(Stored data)
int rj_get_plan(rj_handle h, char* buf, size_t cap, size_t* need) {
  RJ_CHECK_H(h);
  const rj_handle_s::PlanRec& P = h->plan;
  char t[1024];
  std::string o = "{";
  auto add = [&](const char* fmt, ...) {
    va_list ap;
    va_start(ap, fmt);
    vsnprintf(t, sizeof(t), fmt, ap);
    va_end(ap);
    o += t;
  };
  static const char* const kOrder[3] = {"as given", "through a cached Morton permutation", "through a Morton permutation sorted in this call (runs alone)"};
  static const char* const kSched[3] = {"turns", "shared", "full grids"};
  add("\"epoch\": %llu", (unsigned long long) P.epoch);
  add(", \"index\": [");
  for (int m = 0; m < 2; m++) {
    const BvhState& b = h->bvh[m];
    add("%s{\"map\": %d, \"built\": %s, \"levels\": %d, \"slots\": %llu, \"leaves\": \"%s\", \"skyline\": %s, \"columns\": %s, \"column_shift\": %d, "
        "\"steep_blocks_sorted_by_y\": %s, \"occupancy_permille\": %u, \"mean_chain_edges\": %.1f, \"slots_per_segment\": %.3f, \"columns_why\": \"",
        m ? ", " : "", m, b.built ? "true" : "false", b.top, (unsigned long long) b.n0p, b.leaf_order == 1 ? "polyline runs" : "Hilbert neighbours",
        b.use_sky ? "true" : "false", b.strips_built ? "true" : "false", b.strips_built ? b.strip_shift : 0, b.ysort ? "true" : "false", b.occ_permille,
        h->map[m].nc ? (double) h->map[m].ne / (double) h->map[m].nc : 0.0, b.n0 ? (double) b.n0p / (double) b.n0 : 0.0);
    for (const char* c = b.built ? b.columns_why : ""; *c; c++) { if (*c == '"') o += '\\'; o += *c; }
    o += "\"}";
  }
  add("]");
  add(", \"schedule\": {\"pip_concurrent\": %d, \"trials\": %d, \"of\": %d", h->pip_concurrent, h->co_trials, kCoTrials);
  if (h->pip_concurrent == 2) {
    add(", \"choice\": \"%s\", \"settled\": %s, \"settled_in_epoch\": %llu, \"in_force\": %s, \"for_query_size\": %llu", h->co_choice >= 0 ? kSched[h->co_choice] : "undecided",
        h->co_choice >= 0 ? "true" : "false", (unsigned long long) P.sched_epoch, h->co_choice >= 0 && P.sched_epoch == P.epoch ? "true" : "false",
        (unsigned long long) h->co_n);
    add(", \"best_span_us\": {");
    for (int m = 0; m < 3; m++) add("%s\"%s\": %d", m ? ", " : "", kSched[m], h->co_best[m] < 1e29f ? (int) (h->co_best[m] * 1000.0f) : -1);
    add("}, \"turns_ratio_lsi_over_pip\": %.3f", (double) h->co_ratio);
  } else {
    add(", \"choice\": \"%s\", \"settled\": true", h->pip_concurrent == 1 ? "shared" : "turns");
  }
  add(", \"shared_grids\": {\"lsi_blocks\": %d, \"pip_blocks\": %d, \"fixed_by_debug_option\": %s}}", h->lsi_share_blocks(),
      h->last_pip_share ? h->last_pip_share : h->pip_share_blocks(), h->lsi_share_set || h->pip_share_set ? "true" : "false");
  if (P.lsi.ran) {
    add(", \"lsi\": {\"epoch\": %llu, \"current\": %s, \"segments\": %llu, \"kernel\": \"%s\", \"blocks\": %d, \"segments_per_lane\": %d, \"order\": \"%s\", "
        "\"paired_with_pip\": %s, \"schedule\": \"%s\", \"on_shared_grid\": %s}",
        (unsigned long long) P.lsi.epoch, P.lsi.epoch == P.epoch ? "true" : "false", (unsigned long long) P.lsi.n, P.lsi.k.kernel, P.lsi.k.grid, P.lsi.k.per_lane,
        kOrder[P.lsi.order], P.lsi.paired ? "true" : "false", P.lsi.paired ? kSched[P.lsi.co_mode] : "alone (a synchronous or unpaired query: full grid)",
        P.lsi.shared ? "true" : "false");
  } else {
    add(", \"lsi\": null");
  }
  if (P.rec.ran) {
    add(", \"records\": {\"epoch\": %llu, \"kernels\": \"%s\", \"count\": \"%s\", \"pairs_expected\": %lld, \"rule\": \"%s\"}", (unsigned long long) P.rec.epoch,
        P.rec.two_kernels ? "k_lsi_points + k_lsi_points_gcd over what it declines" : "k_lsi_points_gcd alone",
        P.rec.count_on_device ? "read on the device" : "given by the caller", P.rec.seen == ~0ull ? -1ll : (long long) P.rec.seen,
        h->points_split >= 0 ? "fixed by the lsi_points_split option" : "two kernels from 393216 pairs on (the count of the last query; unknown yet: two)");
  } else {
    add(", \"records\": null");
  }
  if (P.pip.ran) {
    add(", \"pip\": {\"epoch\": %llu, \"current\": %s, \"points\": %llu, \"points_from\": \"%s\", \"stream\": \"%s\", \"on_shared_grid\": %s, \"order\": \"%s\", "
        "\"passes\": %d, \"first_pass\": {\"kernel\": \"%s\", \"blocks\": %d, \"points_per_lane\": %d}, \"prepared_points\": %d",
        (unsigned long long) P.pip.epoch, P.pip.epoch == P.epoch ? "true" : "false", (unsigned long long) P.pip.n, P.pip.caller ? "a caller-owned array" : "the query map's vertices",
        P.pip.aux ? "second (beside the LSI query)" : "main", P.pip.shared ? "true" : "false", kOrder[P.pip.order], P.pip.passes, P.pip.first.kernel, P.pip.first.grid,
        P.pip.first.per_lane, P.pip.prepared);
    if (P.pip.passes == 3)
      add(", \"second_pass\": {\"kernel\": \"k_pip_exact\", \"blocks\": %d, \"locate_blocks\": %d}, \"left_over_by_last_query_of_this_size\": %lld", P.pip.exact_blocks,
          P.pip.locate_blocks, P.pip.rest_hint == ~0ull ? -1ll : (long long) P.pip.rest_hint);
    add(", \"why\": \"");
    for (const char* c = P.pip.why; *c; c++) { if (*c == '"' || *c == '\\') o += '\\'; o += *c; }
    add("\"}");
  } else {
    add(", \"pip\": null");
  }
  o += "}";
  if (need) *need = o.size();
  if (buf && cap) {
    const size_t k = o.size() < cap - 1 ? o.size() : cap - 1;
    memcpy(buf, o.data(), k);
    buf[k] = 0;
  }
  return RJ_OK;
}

▸ About this task: Report how many lines of the records hold the word "double", and supply no other text.

▸ Response: 2